*Problem to work on:*
From the line containing "template <bool LAT, bool PERSIST = false>" down to the line containing "const double* tr" in the records below, reproduce every line exactly, ends included, and omit all others.

*Records to use:*
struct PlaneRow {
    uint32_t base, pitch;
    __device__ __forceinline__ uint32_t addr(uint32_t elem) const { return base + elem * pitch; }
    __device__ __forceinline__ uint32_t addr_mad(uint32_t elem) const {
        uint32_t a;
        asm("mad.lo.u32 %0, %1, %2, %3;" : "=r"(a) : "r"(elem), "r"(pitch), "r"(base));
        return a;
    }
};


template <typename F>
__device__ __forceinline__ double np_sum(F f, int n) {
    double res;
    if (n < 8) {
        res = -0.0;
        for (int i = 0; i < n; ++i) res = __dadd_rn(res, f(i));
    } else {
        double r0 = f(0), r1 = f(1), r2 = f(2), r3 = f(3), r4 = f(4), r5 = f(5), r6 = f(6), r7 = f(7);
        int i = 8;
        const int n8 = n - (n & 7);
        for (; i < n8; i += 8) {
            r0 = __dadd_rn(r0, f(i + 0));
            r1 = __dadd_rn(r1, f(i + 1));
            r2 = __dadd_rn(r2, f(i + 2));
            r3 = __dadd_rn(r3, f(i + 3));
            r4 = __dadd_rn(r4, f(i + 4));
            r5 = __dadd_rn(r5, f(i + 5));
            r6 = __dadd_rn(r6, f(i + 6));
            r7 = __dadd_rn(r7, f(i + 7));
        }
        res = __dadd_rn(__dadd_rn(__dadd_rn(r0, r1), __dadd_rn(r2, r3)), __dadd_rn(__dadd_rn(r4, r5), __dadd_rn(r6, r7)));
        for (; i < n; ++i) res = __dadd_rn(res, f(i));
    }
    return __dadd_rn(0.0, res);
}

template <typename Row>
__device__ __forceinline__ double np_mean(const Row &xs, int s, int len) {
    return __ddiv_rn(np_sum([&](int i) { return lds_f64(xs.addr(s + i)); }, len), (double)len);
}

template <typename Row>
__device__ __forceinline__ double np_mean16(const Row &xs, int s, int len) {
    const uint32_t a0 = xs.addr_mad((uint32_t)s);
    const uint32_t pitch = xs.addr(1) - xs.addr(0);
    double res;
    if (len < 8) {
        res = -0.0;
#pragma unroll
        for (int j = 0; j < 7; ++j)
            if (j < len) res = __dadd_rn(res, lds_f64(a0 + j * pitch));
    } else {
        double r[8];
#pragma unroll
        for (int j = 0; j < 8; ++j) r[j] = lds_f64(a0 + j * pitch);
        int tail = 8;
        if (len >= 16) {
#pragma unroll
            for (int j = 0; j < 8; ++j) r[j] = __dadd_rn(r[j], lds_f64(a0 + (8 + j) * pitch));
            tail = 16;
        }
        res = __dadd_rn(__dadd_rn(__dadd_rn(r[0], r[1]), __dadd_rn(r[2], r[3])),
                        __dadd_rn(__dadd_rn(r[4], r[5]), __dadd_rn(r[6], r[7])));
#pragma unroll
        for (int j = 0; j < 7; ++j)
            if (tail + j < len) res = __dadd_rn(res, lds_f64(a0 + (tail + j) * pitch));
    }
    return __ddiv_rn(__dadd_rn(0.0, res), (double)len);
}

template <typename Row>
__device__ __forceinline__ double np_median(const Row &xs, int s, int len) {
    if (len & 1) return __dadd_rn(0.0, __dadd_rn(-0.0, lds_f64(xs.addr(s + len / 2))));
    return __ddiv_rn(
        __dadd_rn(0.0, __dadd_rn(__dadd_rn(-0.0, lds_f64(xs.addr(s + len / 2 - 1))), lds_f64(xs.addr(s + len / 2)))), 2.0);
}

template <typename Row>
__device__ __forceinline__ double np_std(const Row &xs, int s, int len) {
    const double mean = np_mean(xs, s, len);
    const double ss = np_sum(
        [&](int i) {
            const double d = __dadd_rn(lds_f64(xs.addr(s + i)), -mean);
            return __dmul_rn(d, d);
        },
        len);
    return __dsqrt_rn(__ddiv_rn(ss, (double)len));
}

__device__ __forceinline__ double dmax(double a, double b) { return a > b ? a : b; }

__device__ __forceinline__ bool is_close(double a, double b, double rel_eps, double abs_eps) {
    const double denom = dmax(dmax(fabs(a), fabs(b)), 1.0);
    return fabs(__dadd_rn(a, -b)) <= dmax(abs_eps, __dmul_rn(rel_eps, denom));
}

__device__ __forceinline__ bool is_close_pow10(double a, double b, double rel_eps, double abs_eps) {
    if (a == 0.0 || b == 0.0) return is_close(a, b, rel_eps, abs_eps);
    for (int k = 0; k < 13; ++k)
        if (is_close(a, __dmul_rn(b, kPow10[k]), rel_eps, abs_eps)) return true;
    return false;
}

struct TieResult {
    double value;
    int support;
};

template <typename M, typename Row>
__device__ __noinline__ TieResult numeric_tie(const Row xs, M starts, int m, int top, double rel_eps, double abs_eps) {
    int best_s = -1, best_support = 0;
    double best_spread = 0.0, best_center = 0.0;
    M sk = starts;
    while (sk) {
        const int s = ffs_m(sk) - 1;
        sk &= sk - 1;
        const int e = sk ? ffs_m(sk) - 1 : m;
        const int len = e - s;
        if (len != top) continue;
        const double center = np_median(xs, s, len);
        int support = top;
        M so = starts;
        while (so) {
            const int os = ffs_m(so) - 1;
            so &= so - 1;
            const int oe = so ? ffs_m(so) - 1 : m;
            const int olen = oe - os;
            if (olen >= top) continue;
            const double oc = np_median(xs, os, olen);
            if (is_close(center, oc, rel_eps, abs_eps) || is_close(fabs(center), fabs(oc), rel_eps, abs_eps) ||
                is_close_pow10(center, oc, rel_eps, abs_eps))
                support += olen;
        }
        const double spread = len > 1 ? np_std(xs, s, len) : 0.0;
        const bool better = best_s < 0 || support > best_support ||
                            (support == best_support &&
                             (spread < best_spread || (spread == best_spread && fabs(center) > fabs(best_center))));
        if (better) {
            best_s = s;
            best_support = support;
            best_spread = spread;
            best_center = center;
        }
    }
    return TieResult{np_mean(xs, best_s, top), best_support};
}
...
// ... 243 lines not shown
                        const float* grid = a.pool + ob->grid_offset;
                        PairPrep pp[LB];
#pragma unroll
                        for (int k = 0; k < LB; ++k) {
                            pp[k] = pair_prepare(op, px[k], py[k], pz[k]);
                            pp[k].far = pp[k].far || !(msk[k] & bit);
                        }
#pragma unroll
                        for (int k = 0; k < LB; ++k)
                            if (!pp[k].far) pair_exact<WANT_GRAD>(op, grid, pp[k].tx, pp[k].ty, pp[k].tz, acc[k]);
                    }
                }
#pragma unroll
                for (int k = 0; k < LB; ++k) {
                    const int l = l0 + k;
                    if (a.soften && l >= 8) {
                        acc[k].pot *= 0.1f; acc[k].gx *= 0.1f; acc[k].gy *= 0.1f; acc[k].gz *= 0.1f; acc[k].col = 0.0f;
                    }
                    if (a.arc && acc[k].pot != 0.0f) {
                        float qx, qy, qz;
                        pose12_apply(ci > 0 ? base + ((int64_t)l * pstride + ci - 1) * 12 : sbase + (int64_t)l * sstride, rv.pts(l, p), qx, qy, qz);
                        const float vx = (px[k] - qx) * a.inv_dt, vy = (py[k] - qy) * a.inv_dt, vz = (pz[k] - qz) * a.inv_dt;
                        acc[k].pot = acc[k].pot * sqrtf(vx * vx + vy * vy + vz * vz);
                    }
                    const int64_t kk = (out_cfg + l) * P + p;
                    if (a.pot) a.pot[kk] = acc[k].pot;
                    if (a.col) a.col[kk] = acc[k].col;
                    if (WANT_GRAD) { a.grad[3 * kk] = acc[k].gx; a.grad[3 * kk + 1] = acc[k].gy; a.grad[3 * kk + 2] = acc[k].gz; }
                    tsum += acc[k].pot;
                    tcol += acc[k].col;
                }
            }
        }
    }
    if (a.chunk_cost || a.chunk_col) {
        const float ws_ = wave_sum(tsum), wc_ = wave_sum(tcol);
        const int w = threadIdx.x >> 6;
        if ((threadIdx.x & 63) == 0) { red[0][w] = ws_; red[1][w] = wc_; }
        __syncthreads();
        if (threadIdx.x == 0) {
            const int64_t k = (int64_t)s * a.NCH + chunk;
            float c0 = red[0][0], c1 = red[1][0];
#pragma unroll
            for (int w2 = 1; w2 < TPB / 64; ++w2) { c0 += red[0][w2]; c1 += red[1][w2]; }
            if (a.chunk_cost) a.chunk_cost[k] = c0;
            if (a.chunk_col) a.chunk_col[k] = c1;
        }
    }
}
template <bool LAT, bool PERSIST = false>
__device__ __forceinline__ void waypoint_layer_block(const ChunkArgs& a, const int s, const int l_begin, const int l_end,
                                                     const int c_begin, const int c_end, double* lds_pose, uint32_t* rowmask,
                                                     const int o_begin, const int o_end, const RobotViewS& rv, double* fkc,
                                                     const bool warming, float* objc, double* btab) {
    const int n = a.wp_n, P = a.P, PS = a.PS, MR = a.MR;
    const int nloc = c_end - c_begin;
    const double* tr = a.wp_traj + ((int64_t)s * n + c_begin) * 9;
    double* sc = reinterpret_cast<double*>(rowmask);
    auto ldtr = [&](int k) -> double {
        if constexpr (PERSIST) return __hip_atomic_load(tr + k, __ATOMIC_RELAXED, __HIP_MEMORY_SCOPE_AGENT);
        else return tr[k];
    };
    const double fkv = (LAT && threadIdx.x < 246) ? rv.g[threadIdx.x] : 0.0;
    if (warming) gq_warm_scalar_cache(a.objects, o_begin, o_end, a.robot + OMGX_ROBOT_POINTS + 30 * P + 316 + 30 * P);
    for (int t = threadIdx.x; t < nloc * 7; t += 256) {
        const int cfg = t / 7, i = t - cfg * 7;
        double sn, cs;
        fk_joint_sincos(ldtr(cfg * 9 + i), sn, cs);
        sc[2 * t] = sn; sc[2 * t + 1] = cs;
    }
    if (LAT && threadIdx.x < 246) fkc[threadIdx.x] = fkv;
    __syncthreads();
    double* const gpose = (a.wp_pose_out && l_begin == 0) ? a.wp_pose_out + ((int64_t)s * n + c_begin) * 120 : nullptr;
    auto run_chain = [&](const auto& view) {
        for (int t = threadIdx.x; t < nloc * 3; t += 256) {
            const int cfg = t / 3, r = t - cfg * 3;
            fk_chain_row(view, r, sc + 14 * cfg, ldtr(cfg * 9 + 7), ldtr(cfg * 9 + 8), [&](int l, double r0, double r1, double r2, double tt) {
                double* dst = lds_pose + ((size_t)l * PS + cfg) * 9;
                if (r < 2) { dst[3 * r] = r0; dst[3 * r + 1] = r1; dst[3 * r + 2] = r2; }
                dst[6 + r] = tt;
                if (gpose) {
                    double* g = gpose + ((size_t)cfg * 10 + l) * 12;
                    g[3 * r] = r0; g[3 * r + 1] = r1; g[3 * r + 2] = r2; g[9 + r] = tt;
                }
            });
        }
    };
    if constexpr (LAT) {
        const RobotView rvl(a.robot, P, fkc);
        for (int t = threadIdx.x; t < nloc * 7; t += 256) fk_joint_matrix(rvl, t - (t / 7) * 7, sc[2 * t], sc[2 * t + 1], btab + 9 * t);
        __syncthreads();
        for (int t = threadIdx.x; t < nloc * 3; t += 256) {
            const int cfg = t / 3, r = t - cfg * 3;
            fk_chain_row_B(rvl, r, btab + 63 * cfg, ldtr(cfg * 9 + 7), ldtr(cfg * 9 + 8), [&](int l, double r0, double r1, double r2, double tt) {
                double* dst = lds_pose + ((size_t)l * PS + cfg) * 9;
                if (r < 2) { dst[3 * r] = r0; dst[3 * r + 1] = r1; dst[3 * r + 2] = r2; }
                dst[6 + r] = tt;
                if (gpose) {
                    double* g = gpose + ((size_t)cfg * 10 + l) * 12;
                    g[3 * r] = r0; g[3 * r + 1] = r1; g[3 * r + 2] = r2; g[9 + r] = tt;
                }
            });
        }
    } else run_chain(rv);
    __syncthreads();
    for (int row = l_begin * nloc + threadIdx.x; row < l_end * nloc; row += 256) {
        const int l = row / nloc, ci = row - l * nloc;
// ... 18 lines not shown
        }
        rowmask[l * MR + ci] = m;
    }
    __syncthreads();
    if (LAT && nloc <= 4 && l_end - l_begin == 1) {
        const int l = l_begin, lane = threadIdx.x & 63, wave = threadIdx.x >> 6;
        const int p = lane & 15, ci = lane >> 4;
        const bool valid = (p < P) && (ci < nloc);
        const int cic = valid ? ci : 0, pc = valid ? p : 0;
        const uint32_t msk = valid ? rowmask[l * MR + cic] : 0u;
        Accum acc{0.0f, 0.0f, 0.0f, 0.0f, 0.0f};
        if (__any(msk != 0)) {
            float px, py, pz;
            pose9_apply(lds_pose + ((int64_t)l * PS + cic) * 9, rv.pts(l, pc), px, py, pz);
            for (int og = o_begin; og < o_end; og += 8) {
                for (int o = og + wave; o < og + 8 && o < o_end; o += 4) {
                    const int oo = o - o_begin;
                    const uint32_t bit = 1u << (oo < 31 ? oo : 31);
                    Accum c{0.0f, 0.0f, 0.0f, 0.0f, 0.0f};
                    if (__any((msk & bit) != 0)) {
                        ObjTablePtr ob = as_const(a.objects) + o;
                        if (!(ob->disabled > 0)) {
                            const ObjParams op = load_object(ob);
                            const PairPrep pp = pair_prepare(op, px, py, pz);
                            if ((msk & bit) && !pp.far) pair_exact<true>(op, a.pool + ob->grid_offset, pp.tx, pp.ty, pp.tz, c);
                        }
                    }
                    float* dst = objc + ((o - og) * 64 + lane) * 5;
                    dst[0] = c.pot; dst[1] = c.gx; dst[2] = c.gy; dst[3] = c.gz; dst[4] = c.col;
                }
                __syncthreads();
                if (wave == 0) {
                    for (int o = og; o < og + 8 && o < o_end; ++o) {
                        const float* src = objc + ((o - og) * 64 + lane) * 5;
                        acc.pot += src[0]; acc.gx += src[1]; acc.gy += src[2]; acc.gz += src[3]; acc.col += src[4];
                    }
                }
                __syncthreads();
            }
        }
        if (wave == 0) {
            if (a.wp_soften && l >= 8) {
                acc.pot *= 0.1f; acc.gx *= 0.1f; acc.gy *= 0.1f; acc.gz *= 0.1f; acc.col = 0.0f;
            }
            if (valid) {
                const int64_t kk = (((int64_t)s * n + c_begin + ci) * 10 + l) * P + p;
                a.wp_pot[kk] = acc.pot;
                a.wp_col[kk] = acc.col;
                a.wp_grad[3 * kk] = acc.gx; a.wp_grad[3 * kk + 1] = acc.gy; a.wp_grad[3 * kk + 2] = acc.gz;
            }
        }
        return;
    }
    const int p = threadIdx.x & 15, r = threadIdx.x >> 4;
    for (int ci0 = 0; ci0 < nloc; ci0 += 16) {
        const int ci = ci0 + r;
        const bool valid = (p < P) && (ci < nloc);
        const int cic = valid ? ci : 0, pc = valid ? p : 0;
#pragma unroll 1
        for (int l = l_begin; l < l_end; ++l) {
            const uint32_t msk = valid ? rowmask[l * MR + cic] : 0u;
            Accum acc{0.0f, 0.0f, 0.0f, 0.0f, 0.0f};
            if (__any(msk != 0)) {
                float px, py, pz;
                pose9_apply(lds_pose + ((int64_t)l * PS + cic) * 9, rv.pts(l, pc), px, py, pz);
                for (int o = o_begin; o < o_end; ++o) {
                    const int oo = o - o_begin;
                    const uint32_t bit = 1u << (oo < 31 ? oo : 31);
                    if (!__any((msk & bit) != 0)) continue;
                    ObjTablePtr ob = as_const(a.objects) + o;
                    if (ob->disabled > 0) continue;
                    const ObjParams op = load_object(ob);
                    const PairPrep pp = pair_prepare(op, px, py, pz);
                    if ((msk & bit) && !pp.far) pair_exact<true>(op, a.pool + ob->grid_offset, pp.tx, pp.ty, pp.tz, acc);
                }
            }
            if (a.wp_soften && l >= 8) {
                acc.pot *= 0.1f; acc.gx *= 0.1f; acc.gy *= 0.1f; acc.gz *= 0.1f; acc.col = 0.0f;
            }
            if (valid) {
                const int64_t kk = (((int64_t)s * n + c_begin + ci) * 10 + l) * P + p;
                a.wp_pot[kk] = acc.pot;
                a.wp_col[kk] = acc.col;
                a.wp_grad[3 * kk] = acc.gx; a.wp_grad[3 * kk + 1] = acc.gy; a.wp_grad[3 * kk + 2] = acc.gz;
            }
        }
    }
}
* * *
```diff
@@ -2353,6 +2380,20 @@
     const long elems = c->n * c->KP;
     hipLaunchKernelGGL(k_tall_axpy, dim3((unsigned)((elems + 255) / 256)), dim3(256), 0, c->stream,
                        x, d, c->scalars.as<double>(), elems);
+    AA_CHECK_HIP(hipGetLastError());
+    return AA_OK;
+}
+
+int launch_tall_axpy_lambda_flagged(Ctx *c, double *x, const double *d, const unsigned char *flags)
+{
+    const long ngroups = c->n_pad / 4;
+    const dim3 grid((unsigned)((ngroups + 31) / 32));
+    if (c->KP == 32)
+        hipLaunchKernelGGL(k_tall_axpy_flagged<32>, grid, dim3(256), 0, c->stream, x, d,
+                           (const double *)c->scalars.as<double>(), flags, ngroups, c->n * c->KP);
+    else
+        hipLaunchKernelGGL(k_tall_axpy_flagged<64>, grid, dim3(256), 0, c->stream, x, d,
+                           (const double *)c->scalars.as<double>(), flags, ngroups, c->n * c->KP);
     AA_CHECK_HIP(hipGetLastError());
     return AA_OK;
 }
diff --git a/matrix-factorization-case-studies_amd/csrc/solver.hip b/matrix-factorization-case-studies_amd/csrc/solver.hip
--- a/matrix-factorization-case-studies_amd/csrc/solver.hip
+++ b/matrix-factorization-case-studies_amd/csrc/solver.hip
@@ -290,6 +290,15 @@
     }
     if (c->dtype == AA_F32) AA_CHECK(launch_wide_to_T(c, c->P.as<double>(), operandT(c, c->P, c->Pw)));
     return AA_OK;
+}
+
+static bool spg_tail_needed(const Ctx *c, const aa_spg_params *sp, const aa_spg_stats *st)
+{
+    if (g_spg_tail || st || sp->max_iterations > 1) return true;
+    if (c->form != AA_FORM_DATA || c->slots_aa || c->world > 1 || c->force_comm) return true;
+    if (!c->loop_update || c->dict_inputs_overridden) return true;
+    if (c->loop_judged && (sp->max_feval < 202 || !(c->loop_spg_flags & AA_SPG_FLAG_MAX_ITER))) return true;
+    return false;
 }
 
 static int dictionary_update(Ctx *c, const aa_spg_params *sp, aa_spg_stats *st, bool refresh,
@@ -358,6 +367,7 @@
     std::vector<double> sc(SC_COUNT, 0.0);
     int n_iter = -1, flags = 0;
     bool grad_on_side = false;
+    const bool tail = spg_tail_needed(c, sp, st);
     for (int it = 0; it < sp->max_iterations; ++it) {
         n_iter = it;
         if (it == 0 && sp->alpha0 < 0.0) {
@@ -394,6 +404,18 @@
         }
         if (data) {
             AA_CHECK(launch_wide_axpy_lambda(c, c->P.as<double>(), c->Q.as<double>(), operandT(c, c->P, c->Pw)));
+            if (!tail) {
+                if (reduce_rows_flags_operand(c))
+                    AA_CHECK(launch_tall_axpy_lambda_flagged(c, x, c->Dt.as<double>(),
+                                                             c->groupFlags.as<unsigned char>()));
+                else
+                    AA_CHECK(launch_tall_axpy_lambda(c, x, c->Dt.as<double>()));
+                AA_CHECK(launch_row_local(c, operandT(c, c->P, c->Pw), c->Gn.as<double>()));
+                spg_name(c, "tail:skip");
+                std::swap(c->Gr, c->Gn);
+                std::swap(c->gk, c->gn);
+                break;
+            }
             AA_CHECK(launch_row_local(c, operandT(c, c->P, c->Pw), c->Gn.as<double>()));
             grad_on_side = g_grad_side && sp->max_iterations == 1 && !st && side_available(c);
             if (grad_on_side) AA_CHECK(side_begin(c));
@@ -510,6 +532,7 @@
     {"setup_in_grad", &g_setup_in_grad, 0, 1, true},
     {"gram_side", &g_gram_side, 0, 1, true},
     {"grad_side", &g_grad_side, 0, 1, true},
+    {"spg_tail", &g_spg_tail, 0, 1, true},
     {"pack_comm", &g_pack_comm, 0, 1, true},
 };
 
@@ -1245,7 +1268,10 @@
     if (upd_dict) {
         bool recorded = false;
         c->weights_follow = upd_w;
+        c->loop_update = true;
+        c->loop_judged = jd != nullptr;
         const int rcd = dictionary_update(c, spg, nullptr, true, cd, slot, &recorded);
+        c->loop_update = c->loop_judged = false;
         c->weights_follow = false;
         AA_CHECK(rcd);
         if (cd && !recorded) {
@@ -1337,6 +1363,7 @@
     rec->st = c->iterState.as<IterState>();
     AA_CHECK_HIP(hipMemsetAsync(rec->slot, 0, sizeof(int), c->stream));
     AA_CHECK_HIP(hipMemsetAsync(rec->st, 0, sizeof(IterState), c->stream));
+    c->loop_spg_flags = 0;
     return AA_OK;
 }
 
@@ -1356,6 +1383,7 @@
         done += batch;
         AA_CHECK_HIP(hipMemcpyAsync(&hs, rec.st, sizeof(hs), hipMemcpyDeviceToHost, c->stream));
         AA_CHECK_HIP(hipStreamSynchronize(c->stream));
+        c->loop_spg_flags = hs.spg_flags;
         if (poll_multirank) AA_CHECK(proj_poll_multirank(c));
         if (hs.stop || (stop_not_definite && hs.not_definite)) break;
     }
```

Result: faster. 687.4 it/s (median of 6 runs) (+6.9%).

*Problem solution:*
template <bool LAT, bool PERSIST = false>
__device__ __forceinline__ void waypoint_layer_block(const ChunkArgs& a, const int s, const int l_begin, const int l_end,
                                                     const int c_begin, const int c_end, double* lds_pose, uint32_t* rowmask,
                                                     const int o_begin, const int o_end, const RobotViewS& rv, double* fkc,
                                                     const bool warming, float* objc, double* btab) {
    const int n = a.wp_n, P = a.P, PS = a.PS, MR = a.MR;
    const int nloc = c_end - c_begin;
    const double* tr = a.wp_traj + ((int64_t)s * n + c_begin) * 9;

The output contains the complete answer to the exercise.